What is needed
Reproduce all entries word for word.

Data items
+    asm volatile("" ::"s"(f0), "s"(f1), "s"(f2), "s"(f3), "s"(f4), "s"(f5), "s"(p0), "s"(p1), "s"(p2), "s"(p3), "s"(p4),
+                 "s"(p5), "s"(p6));
+  }
+  const int lane = threadIdx.x & 63, wave = wave_id(), tid = threadIdx.x;
+  const int r16 = lane & 15, kq = lane >> 4;
+  const int K = a.w.K, steps = K >> 8, ldx = K + kWtXPad, B = a.B;
+  const int tile = blockIdx.x, col = tile * 16 + r16;
+  const int ws0 = wave * a.spp, wn = max(0, min(a.spp, steps - ws0));
+  constexpr int SB = t16_step_bytes(QT);
+  long long* clk = a.dbg_clk ? a.dbg_clk + (size_t)tile * 8 : nullptr;
+  if (clk && tid == 0) {
+    clk[0] = wall_clock64();
+    clk[6] = xcc_id();
+  }
+  auto rsrc = [](const uint8_t* p) { return __builtin_amdgcn_make_buffer_rsrc(const_cast<uint8_t*>(p), 0, 0x7FFFFFFF, 0x00020000); };
+  const auto rs_tile = rsrc(a.w.base + (size_t)tile * steps * SB), rs0 = rsrc(a.w.base);
+  BRawT<QT> b0[2], b1[2];
+  auto load = [&](BRawT<QT>* dst, int s, bool real) {
+    const auto rs = real ? rs_tile : rs0;
+    const int so = real ? s * SB : 0;
+    tload_rs<QT>(dst[0], rs, so, 0, lane, r16, kq);
+    tload_rs<QT>(dst[1], rs, so, 1, lane, r16, kq);
+  };
+  f4_t res;
+  float nw;
+  auto issue = [&]() __attribute__((always_inline)) {
+    if (clk && tid == 0) clk[1] = wall_clock64();
+    load(b0, ws0, wn > 0);
+    load(b1, ws0 + 1, wn > 1);
+#pragma unroll
+    for (int i = 0; i < 4; ++i) res[i] = ldg1(a.out + (size_t)min(4 * kq + i, B - 1) * a.ldo + col);
+    nw = ldg1(a.norm_w + col);
+  };
+  xfirst_plain<NW>(a, xs, nullptr, ldx, 0, K, tid, lane, wave, issue);
+  lds_barrier();
+  if (clk && tid == 0) clk[2] = wall_clock64();
+  const __half* xrow = xs + (r16 < B ? r16 : 0) * ldx;
+  f4_t acc = {0.f, 0.f, 0.f, 0.f}, acc2 = {0.f, 0.f, 0.f, 0.f};
+  if (wn > 0) bmm_step<QT, false, true, true>(b0, ws0, kq, xrow, acc, acc2);
+  if (wn > 1) bmm_step<QT, false, true, true>(b1, ws0 + 1, kq, xrow, acc, acc2);
+  for (int j = 2; j < wn; j += 2) {
+    load(b0, ws0 + j, true);
+    load(b1, ws0 + j + 1, j + 1 < wn);
+    bmm_step<QT, false, true, true>(b0, ws0 + j, kq, xrow, acc, acc2);
+    if (j + 1 < wn) bmm_step<QT, false, true, true>(b1, ws0 + j + 1, kq, xrow, acc, acc2);
+  }
+  acc += acc2;
+  if (wave > 0) *reinterpret_cast<f4_t*>(red + ((wave - 1) * 64 + lane) * 4) = acc;
+  lds_barrier();
+  if (wave != 0) return;
+  if (clk && tid == 0) clk[3] = wall_clock64();
+#pragma unroll
+  for (int w = 0; w < NW - 1; ++w) acc += *reinterpret_cast<const f4_t*>(red + (w * 64 + lane) * 4);
+  const int hcol = (col & ~3) | ((col & 1) << 1) | ((col >> 1) & 1);
+#pragma unroll
+  for (int i = 0; i < 4; ++i) {
+    const int b = 4 * kq + i;
+    const float x = res[i] + acc[i];
+    if (b < B) {
+      a.out[(size_t)b * a.ldo + col] = x;
+      a.h_out[(size_t)b * a.ldh_out + hcol] = __float2half(x * nw);
+    }
+    float ss = x * x;
+    ss += __shfl_xor(ss, 1);
+    ss += __shfl_xor(ss, 2);
+    ss += __shfl_xor(ss, 4);
+    ss += __shfl_xor(ss, 8);
+    if (b < B && r16 == 0) a.ss_out[tile * 8 + b] = ss;
+  }
+  if (clk && tid == 0) {
+    clk[4] = wall_clock64();
+    clk[5] = 1;
+  }
+  (void)a_;
 }
 
 static constexpr int kPrepBlock = 1024;
@@ -1675,6 +1782,8 @@
   }
   if (a.ss_out && !(a.qkv_sk && a.xf)) throw std::runtime_error("bmm: ss_out needs the split-K Q|K|V norm");
   if (a.zero && (a.zero_n % 4 || reinterpret_cast<uintptr_t>(a.zero) % 16)) throw std::runtime_error("bmm: zero side job alignment");
+  if (a.xss && (!a.swiglu_epi || a.xf || a.ew || a.B > 8 || !a.xh || a.w.K > 4096))
+    throw std::runtime_error("bmm: the deferred row scale runs in the wave-owned SwiGLU gate/up (B <= 8, K <= 4096, f16 rows)");
 }
 
 void bmm(const BmmArgs& a0, hipStream_t s) {
@@ -1776,6 +1885,34 @@
   else hipLaunchKernelGGL((bmm_chain3_kernel<T_Q4_K, T_Q4_K, T_Q4_K>), grid, dim3(512), lds, s, wo, gu, dn);
 }
 
+static size_t wo_own_lds(int K, int B) { return (size_t)7 * 64 * 16 + (size_t)B * (K + kWtXPad) * 2; }
+
+bool bmm_wo_own_supported(const BmmArgs& a) {
+  return bmm_supported(a.w.type, a.w.K) && a.B >= 1 && a.B <= 8 && a.n_out > 0 && a.n_out % 16 == 0 &&
+         a.n_out / 16 <= bmm_cus() && wo_own_lds(a.w.K, a.B) <= 150 * 1024 && a.nseg == 1 && !a.ew && !a.xf && !a.xss &&
+         !a.swiglu_epi && !a.qkv_epi && !a.qkv_sk && !a.one_part && !a.store_out && !a.zero && !a.chain_role && !a.debug &&
+         a.xh && a.ldh >= a.w.K && a.ldh % 8 == 0 && a.out && a.ldo >= a.n_out && a.norm_w && a.h_out && a.ss_out &&
+         a.ldh_out >= a.n_out;
+}
+
+void bmm_wo_own(const BmmArgs& a0, hipStream_t s) {
+  if (!bmm_wo_own_supported(a0)) throw std::runtime_error("bmm_wo_own: unsupported shape");
+  BmmArgs a = a0;
+  a.w.type = t16_kernel_type(a.w.type);
+  const int steps = a.w.K / 256;
+  a.kparts = 1;
+  a.spp = (steps + 7) / 8;
+  const size_t lds = std::max<size_t>(wo_own_lds(a.w.K, a.B), 81 * 1024);
+  const dim3 grid(a.n_out / 16);
+  switch (a.w.type) {
+    case T_Q4_K: hipLaunchKernelGGL((bmm_wo_own_kernel<T_Q4_K>), grid, dim3(512), lds, s, a); break;
+    case T_Q5_K: hipLaunchKernelGGL((bmm_wo_own_kernel<T_Q5_K>), grid, dim3(512), lds, s, a); break;
+    case T_Q6_K: hipLaunchKernelGGL((bmm_wo_own_kernel<T_Q6_K>), grid, dim3(512), lds, s, a); break;
+    case T_Q8_0: hipLaunchKernelGGL((bmm_wo_own_kernel<T_Q8_0>), grid, dim3(512), lds, s, a); break;
+    default: throw std::runtime_error("bmm_wo_own: unsupported weight type");
+  }
+}
+
 bool bmm_qkv2(const BmmArgs& a0, const BmmArgs& b0, hipStream_t s) {
   if (!a0.qkv_epi || !b0.qkv_epi || a0.B != b0.B || a0.w.K != b0.w.K || a0.n_out <= 0 || b0.n_out <= 0)
     return false;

Solution to this task
+    asm volatile("" ::"s"(f0), "s"(f1), "s"(f2), "s"(f3), "s"(f4), "s"(f5), "s"(p0), "s"(p1), "s"(p2), "s"(p3), "s"(p4),
+                 "s"(p5), "s"(p6));
+  }
+  const int lane = threadIdx.x & 63, wave = wave_id(), tid = threadIdx.x;
+  const int r16 = lane & 15, kq = lane >> 4;
+  const int K = a.w.K, steps = K >> 8, ldx = K + kWtXPad, B = a.B;
+  const int tile = blockIdx.x, col = tile * 16 + r16;
+  const int ws0 = wave * a.spp, wn = max(0, min(a.spp, steps - ws0));
+  constexpr int SB = t16_step_bytes(QT);
+  long long* clk = a.dbg_clk ? a.dbg_clk + (size_t)tile * 8 : nullptr;
+  if (clk && tid == 0) {
+    clk[0] = wall_clock64();
+    clk[6] = xcc_id();
+  }
+  auto rsrc = [](const uint8_t* p) { return __builtin_amdgcn_make_buffer_rsrc(const_cast<uint8_t*>(p), 0, 0x7FFFFFFF, 0x00020000); };
+  const auto rs_tile = rsrc(a.w.base + (size_t)tile * steps * SB), rs0 = rsrc(a.w.base);
+  BRawT<QT> b0[2], b1[2];
+  auto load = [&](BRawT<QT>* dst, int s, bool real) {
+    const auto rs = real ? rs_tile : rs0;
+    const int so = real ? s * SB : 0;
+    tload_rs<QT>(dst[0], rs, so, 0, lane, r16, kq);
+    tload_rs<QT>(dst[1], rs, so, 1, lane, r16, kq);
+  };
+  f4_t res;
+  float nw;
+  auto issue = [&]() __attribute__((always_inline)) {
+    if (clk && tid == 0) clk[1] = wall_clock64();
+    load(b0, ws0, wn > 0);
+    load(b1, ws0 + 1, wn > 1);
+#pragma unroll
+    for (int i = 0; i < 4; ++i) res[i] = ldg1(a.out + (size_t)min(4 * kq + i, B - 1) * a.ldo + col);
+    nw = ldg1(a.norm_w + col);
+  };
+  xfirst_plain<NW>(a, xs, nullptr, ldx, 0, K, tid, lane, wave, issue);
+  lds_barrier();
+  if (clk && tid == 0) clk[2] = wall_clock64();
+  const __half* xrow = xs + (r16 < B ? r16 : 0) * ldx;
+  f4_t acc = {0.f, 0.f, 0.f, 0.f}, acc2 = {0.f, 0.f, 0.f, 0.f};
+  if (wn > 0) bmm_step<QT, false, true, true>(b0, ws0, kq, xrow, acc, acc2);
+  if (wn > 1) bmm_step<QT, false, true, true>(b1, ws0 + 1, kq, xrow, acc, acc2);
+  for (int j = 2; j < wn; j += 2) {
+    load(b0, ws0 + j, true);
+    load(b1, ws0 + j + 1, j + 1 < wn);
+    bmm_step<QT, false, true, true>(b0, ws0 + j, kq, xrow, acc, acc2);
+    if (j + 1 < wn) bmm_step<QT, false, true, true>(b1, ws0 + j + 1, kq, xrow, acc, acc2);
+  }
+  acc += acc2;
+  if (wave > 0) *reinterpret_cast<f4_t*>(red + ((wave - 1) * 64 + lane) * 4) = acc;
+  lds_barrier();
+  if (wave != 0) return;
+  if (clk && tid == 0) clk[3] = wall_clock64();
+#pragma unroll
+  for (int w = 0; w < NW - 1; ++w) acc += *reinterpret_cast<const f4_t*>(red + (w * 64 + lane) * 4);
+  const int hcol = (col & ~3) | ((col & 1) << 1) | ((col >> 1) & 1);
+#pragma unroll
+  for (int i = 0; i < 4; ++i) {
+    const int b = 4 * kq + i;
+    const float x = res[i] + acc[i];
+    if (b < B) {
+      a.out[(size_t)b * a.ldo + col] = x;
+      a.h_out[(size_t)b * a.ldh_out + hcol] = __float2half(x * nw);
+    }
+    float ss = x * x;
+    ss += __shfl_xor(ss, 1);
+    ss += __shfl_xor(ss, 2);
+    ss += __shfl_xor(ss, 4);
+    ss += __shfl_xor(ss, 8);
+    if (b < B && r16 == 0) a.ss_out[tile * 8 + b] = ss;
+  }
+  if (clk && tid == 0) {
+    clk[4] = wall_clock64();
+    clk[5] = 1;
+  }
+  (void)a_;
 }
 
 static constexpr int kPrepBlock = 1024;
@@ -1675,6 +1782,8 @@
   }
   if (a.ss_out && !(a.qkv_sk && a.xf)) throw std::runtime_error("bmm: ss_out needs the split-K Q|K|V norm");
   if (a.zero && (a.zero_n % 4 || reinterpret_cast<uintptr_t>(a.zero) % 16)) throw std::runtime_error("bmm: zero side job alignment");
+  if (a.xss && (!a.swiglu_epi || a.xf || a.ew || a.B > 8 || !a.xh || a.w.K > 4096))
+    throw std::runtime_error("bmm: the deferred row scale runs in the wave-owned SwiGLU gate/up (B <= 8, K <= 4096, f16 rows)");
 }
 
 void bmm(const BmmArgs& a0, hipStream_t s) {
@@ -1776,6 +1885,34 @@
   else hipLaunchKernelGGL((bmm_chain3_kernel<T_Q4_K, T_Q4_K, T_Q4_K>), grid, dim3(512), lds, s, wo, gu, dn);
 }
 
+static size_t wo_own_lds(int K, int B) { return (size_t)7 * 64 * 16 + (size_t)B * (K + kWtXPad) * 2; }
+
+bool bmm_wo_own_supported(const BmmArgs& a) {
+  return bmm_supported(a.w.type, a.w.K) && a.B >= 1 && a.B <= 8 && a.n_out > 0 && a.n_out % 16 == 0 &&
+         a.n_out / 16 <= bmm_cus() && wo_own_lds(a.w.K, a.B) <= 150 * 1024 && a.nseg == 1 && !a.ew && !a.xf && !a.xss &&
+         !a.swiglu_epi && !a.qkv_epi && !a.qkv_sk && !a.one_part && !a.store_out && !a.zero && !a.chain_role && !a.debug &&
+         a.xh && a.ldh >= a.w.K && a.ldh % 8 == 0 && a.out && a.ldo >= a.n_out && a.norm_w && a.h_out && a.ss_out &&
+         a.ldh_out >= a.n_out;
+}
+
+void bmm_wo_own(const BmmArgs& a0, hipStream_t s) {
+  if (!bmm_wo_own_supported(a0)) throw std::runtime_error("bmm_wo_own: unsupported shape");
+  BmmArgs a = a0;
+  a.w.type = t16_kernel_type(a.w.type);
+  const int steps = a.w.K / 256;
+  a.kparts = 1;
+  a.spp = (steps + 7) / 8;
+  const size_t lds = std::max<size_t>(wo_own_lds(a.w.K, a.B), 81 * 1024);
+  const dim3 grid(a.n_out / 16);
+  switch (a.w.type) {
+    case T_Q4_K: hipLaunchKernelGGL((bmm_wo_own_kernel<T_Q4_K>), grid, dim3(512), lds, s, a); break;
+    case T_Q5_K: hipLaunchKernelGGL((bmm_wo_own_kernel<T_Q5_K>), grid, dim3(512), lds, s, a); break;
+    case T_Q6_K: hipLaunchKernelGGL((bmm_wo_own_kernel<T_Q6_K>), grid, dim3(512), lds, s, a); break;
+    case T_Q8_0: hipLaunchKernelGGL((bmm_wo_own_kernel<T_Q8_0>), grid, dim3(512), lds, s, a); break;
+    default: throw std::runtime_error("bmm_wo_own: unsupported weight type");
+  }
+}
+
 bool bmm_qkv2(const BmmArgs& a0, const BmmArgs& b0, hipStream_t s) {
   if (!a0.qkv_epi || !b0.qkv_epi || a0.B != b0.B || a0.w.K != b0.w.K || a0.n_out <= 0 || b0.n_out <= 0)
     return false;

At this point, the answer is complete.